**Task requirements**
Within the listing below, locate all lines containing the word "import". Copy each one.

Content starts

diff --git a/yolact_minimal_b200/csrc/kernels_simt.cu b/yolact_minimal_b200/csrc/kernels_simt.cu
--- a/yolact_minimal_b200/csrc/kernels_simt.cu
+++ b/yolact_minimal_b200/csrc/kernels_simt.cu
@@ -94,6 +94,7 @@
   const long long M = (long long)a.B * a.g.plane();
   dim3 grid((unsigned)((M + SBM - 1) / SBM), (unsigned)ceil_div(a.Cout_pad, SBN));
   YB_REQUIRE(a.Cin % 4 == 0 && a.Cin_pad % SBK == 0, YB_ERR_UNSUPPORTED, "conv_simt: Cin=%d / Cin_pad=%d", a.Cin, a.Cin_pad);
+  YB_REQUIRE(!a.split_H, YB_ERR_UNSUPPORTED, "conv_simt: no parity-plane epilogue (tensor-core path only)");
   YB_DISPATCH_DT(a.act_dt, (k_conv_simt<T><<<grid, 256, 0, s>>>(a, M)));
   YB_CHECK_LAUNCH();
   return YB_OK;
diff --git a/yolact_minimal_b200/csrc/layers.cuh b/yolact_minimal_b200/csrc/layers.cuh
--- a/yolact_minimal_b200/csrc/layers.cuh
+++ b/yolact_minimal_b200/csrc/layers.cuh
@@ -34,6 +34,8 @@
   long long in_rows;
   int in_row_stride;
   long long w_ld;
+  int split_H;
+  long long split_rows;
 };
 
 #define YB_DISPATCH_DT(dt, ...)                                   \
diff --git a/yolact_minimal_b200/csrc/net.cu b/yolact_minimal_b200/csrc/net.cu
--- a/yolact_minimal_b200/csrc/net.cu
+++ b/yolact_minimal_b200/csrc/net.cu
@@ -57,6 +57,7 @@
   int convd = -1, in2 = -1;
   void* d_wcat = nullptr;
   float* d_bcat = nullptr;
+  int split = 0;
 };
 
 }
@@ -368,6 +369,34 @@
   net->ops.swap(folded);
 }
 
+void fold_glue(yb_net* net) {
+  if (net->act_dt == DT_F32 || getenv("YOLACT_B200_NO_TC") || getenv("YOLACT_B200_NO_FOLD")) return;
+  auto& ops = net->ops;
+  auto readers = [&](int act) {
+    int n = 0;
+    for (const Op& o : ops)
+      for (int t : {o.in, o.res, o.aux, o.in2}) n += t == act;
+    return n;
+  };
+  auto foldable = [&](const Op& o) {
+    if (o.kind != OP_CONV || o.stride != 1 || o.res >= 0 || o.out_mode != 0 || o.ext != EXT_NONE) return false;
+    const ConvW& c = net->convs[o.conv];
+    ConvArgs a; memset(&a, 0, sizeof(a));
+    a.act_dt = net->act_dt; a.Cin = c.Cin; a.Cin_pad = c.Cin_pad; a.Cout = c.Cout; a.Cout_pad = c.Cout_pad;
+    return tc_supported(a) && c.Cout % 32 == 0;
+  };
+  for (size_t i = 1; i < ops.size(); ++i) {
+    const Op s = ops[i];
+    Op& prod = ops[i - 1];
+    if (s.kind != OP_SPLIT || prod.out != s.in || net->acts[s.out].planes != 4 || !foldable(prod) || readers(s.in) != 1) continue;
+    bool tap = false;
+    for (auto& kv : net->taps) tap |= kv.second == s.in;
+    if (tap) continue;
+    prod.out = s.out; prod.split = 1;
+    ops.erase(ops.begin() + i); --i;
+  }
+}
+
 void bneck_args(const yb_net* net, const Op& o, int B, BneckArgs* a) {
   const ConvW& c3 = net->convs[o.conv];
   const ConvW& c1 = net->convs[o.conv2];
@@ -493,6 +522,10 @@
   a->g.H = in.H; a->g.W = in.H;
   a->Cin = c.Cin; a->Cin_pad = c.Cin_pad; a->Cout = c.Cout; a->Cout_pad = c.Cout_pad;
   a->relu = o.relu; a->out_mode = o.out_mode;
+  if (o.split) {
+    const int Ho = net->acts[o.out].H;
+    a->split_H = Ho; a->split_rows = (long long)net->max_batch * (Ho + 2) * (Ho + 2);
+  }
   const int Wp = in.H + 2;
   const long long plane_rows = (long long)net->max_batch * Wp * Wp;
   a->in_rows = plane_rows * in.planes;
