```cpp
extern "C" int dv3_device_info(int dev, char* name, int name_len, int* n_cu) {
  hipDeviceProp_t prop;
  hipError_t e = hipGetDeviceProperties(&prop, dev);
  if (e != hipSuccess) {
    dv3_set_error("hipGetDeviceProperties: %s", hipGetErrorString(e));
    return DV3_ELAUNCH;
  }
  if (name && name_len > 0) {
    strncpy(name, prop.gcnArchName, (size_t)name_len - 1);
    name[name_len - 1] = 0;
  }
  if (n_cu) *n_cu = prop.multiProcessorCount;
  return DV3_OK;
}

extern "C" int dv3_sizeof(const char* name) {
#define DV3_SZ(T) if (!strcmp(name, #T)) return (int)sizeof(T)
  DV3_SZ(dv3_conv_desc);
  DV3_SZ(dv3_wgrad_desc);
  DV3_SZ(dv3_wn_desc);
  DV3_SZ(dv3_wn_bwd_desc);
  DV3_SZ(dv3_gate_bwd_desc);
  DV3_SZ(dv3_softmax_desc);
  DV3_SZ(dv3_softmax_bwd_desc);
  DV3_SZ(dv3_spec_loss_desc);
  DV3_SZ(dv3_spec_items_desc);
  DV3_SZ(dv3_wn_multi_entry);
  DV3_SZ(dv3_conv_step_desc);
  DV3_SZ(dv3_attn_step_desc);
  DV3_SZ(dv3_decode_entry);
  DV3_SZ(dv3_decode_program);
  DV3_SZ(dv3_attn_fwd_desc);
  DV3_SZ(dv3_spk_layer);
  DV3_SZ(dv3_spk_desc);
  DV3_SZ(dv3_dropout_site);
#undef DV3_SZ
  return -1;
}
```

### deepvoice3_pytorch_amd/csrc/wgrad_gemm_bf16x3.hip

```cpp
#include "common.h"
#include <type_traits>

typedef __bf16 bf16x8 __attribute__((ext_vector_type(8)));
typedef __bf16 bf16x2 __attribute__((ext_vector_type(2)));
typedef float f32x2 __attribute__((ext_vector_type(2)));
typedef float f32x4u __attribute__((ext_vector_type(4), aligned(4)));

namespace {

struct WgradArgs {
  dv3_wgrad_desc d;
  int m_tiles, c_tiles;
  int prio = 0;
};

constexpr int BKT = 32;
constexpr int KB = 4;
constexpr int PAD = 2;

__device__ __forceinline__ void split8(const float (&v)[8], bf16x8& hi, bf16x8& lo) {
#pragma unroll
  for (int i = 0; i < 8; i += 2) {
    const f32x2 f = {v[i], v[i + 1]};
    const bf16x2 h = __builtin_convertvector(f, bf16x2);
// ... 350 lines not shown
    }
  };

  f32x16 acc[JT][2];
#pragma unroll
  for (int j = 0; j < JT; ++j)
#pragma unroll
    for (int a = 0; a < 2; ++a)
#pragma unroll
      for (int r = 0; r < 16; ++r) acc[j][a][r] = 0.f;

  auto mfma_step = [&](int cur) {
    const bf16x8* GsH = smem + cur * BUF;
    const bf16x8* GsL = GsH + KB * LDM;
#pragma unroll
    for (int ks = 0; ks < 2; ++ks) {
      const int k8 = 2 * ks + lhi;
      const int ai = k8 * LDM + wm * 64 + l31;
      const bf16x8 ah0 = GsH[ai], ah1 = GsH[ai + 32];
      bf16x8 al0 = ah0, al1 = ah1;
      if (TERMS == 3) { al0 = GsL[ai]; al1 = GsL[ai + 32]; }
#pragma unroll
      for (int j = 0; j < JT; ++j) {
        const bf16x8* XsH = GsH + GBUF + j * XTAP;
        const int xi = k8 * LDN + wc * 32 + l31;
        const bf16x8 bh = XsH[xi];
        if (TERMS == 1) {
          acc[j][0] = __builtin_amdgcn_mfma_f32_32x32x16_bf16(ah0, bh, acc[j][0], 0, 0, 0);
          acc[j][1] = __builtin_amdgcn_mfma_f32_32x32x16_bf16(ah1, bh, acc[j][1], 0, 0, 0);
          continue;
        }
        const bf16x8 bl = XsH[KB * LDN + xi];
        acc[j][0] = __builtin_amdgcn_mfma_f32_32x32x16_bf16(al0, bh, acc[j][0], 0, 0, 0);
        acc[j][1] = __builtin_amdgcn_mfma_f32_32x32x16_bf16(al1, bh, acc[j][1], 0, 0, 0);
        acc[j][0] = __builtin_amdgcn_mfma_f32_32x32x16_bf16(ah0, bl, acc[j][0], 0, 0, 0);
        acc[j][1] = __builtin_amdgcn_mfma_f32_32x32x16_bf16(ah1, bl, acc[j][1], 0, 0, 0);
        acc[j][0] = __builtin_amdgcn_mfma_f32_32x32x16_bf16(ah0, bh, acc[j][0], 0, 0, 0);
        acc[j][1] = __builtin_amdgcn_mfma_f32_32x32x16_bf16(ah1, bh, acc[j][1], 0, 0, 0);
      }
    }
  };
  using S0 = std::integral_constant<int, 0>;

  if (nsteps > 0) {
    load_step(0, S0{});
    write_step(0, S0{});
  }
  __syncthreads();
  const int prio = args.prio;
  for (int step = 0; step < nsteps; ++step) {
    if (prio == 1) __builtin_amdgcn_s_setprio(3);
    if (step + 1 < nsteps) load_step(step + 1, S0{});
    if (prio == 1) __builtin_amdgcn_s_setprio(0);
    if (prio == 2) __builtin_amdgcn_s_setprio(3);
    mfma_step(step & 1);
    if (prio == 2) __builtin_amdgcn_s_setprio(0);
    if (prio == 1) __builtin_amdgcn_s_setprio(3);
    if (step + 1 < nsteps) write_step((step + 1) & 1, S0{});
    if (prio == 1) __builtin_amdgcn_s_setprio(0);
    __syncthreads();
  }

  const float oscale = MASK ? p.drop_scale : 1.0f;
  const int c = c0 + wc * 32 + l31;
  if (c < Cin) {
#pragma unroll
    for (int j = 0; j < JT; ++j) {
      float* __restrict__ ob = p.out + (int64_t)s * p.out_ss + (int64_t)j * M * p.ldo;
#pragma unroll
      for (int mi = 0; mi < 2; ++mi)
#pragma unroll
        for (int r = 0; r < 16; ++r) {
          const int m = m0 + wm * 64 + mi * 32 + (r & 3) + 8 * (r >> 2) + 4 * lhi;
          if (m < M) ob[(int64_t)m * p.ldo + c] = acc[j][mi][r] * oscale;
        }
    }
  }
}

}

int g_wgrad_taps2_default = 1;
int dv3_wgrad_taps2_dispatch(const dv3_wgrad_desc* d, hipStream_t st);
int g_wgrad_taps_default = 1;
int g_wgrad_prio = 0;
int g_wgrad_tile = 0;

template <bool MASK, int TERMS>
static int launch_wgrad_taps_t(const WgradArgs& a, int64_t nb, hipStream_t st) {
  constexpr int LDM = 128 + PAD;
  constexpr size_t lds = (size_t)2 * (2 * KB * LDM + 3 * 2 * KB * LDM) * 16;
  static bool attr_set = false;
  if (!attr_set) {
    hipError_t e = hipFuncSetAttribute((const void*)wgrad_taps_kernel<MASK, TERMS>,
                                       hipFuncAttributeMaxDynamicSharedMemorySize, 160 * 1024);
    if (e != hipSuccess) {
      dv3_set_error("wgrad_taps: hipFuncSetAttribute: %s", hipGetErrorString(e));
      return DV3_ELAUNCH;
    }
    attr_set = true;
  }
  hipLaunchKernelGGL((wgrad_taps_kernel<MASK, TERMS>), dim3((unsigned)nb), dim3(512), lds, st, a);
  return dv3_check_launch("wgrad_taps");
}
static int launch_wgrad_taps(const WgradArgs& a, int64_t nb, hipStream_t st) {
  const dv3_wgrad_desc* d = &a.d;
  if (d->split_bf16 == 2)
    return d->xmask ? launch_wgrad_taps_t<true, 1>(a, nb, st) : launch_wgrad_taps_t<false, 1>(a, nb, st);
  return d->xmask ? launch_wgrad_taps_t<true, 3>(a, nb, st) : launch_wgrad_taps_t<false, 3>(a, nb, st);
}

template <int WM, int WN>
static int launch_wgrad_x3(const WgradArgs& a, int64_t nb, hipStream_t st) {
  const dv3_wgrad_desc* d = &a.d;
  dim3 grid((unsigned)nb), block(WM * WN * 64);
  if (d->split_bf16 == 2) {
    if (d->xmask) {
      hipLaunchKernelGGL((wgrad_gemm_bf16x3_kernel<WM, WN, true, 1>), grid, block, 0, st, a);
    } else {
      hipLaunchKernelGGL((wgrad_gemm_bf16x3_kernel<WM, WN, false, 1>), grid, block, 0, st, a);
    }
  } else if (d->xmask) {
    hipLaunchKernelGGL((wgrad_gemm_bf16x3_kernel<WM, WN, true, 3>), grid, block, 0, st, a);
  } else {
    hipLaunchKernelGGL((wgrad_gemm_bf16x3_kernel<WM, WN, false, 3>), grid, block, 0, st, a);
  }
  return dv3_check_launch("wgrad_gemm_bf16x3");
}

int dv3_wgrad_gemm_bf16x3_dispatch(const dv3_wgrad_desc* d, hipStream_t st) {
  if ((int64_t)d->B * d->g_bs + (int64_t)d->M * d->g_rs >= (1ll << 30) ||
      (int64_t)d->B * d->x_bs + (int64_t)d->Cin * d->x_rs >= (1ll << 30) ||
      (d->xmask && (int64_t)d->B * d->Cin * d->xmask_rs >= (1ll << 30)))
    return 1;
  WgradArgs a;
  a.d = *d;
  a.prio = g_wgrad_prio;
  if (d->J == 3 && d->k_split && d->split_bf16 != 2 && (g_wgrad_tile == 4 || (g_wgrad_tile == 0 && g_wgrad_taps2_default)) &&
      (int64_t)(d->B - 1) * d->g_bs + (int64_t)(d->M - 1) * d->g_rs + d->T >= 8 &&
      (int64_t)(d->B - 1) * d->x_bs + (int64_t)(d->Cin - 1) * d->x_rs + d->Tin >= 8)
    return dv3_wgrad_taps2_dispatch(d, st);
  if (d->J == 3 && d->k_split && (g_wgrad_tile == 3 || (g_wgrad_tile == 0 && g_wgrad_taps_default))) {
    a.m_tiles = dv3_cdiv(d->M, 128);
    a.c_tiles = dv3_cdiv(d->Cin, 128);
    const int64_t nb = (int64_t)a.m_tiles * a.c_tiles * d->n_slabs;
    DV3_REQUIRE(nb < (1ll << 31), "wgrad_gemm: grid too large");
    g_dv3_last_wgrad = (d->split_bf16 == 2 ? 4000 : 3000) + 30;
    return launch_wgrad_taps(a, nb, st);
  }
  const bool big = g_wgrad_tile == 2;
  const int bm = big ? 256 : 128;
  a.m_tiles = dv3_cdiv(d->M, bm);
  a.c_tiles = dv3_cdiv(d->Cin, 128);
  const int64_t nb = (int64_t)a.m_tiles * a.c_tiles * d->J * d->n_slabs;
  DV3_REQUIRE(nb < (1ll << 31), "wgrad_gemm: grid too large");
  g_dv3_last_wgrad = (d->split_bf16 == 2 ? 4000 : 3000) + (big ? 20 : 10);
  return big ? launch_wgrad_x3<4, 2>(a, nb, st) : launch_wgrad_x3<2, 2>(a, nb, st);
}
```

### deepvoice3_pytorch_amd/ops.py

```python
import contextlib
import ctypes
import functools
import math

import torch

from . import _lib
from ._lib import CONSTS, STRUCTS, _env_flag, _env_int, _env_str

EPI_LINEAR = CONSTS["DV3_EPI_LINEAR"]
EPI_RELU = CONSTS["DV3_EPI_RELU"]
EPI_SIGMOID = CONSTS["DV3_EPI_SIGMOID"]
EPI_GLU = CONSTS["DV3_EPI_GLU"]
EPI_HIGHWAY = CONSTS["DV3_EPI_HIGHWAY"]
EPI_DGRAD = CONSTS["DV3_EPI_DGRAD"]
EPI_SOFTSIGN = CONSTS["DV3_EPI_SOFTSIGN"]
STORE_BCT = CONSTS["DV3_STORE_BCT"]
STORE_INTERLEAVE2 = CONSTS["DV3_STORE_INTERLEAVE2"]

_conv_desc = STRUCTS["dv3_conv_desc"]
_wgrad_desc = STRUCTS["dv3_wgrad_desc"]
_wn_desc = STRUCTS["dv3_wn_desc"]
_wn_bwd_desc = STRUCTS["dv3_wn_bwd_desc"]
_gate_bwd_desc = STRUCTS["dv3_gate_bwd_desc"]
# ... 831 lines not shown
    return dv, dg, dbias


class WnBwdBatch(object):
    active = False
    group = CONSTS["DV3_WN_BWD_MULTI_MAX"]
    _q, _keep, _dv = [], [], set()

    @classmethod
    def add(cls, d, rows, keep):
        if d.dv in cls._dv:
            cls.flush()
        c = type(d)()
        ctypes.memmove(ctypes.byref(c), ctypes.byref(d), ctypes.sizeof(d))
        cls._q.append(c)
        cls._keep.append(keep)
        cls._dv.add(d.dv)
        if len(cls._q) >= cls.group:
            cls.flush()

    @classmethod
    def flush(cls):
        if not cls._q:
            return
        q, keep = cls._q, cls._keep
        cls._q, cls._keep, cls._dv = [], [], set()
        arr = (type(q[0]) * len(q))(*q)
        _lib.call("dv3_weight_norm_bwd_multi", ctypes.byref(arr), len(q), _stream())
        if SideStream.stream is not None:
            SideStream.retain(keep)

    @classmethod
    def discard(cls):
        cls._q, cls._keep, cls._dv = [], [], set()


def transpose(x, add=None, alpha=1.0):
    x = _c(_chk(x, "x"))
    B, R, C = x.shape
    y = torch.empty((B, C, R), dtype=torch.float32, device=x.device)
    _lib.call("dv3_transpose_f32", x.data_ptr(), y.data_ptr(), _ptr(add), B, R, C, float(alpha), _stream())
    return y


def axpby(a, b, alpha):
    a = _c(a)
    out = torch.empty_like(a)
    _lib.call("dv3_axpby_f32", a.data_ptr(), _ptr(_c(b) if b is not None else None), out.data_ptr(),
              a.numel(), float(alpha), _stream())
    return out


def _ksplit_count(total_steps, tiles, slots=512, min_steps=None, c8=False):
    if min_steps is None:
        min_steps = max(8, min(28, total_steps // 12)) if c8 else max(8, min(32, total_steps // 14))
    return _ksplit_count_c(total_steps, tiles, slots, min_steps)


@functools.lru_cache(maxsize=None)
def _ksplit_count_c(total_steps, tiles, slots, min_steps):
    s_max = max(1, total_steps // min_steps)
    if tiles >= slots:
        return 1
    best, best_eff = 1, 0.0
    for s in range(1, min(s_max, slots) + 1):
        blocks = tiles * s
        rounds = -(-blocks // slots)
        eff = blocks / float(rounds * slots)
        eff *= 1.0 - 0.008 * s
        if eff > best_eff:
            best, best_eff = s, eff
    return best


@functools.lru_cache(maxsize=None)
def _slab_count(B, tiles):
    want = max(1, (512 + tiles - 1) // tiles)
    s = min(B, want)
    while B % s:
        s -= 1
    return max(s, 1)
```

Content ends

**Result for this exercise**
import contextlib
import ctypes
import functools
import math
import torch
from . import _lib
from ._lib import CONSTS, STRUCTS, _env_flag, _env_int, _env_str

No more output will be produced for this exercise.